*EXERCISE PROMPT*:
Where the records below have a line with "GemmEpilogue", that line is to be copied.

================

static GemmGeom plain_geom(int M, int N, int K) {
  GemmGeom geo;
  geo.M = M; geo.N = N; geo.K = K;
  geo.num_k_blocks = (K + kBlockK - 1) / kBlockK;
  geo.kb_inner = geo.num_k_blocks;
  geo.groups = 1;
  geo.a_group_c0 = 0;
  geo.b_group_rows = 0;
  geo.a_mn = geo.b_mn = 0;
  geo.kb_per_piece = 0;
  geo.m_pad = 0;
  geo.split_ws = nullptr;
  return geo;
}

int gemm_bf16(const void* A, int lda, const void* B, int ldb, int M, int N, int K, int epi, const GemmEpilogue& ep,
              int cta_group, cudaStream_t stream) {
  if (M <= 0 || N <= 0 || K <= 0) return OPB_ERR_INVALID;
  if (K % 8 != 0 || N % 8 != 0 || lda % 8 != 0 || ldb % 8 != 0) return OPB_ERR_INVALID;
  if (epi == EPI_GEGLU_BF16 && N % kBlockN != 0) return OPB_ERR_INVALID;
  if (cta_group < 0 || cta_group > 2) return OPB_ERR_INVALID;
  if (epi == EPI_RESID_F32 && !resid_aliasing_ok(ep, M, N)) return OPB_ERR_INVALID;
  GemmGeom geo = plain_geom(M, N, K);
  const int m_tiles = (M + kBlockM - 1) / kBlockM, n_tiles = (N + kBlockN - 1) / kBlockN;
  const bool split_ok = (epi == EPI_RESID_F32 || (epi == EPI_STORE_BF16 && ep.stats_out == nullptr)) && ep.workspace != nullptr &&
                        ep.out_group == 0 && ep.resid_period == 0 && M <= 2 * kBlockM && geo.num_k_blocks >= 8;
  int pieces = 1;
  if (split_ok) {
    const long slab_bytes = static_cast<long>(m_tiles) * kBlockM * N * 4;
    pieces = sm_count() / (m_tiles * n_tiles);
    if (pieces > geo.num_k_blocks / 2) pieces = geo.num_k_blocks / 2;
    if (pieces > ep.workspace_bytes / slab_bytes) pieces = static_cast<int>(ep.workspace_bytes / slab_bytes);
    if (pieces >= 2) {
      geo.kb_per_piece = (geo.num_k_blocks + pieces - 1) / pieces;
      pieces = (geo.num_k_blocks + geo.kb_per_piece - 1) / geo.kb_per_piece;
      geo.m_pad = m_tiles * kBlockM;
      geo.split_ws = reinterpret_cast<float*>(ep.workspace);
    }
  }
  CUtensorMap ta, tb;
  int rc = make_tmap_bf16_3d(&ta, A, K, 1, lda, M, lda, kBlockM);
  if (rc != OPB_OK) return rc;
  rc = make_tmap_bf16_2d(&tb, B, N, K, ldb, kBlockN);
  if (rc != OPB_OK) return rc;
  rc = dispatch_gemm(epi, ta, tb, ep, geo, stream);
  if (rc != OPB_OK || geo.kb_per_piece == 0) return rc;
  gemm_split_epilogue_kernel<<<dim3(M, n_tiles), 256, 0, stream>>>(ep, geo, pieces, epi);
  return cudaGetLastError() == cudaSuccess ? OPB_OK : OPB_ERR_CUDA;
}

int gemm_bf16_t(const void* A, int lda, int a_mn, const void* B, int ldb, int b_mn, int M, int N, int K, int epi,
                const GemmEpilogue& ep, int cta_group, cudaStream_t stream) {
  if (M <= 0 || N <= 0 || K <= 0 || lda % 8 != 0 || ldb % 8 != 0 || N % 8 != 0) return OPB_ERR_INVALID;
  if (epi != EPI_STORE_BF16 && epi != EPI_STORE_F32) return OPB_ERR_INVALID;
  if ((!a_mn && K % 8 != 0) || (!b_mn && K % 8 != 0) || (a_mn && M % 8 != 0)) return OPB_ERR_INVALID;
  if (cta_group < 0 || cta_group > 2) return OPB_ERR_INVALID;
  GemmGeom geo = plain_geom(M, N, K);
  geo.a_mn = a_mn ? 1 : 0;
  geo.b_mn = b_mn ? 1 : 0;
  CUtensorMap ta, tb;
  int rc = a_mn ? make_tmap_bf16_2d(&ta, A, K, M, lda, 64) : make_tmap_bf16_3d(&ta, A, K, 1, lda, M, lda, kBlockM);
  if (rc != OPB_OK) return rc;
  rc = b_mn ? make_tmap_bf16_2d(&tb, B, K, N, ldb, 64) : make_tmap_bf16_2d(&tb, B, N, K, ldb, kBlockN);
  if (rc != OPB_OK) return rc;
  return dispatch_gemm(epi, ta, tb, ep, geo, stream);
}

================

*EXPECTED ANSWER*:
int gemm_bf16(const void* A, int lda, const void* B, int ldb, int M, int N, int K, int epi, const GemmEpilogue& ep,
                const GemmEpilogue& ep, int cta_group, cudaStream_t stream) {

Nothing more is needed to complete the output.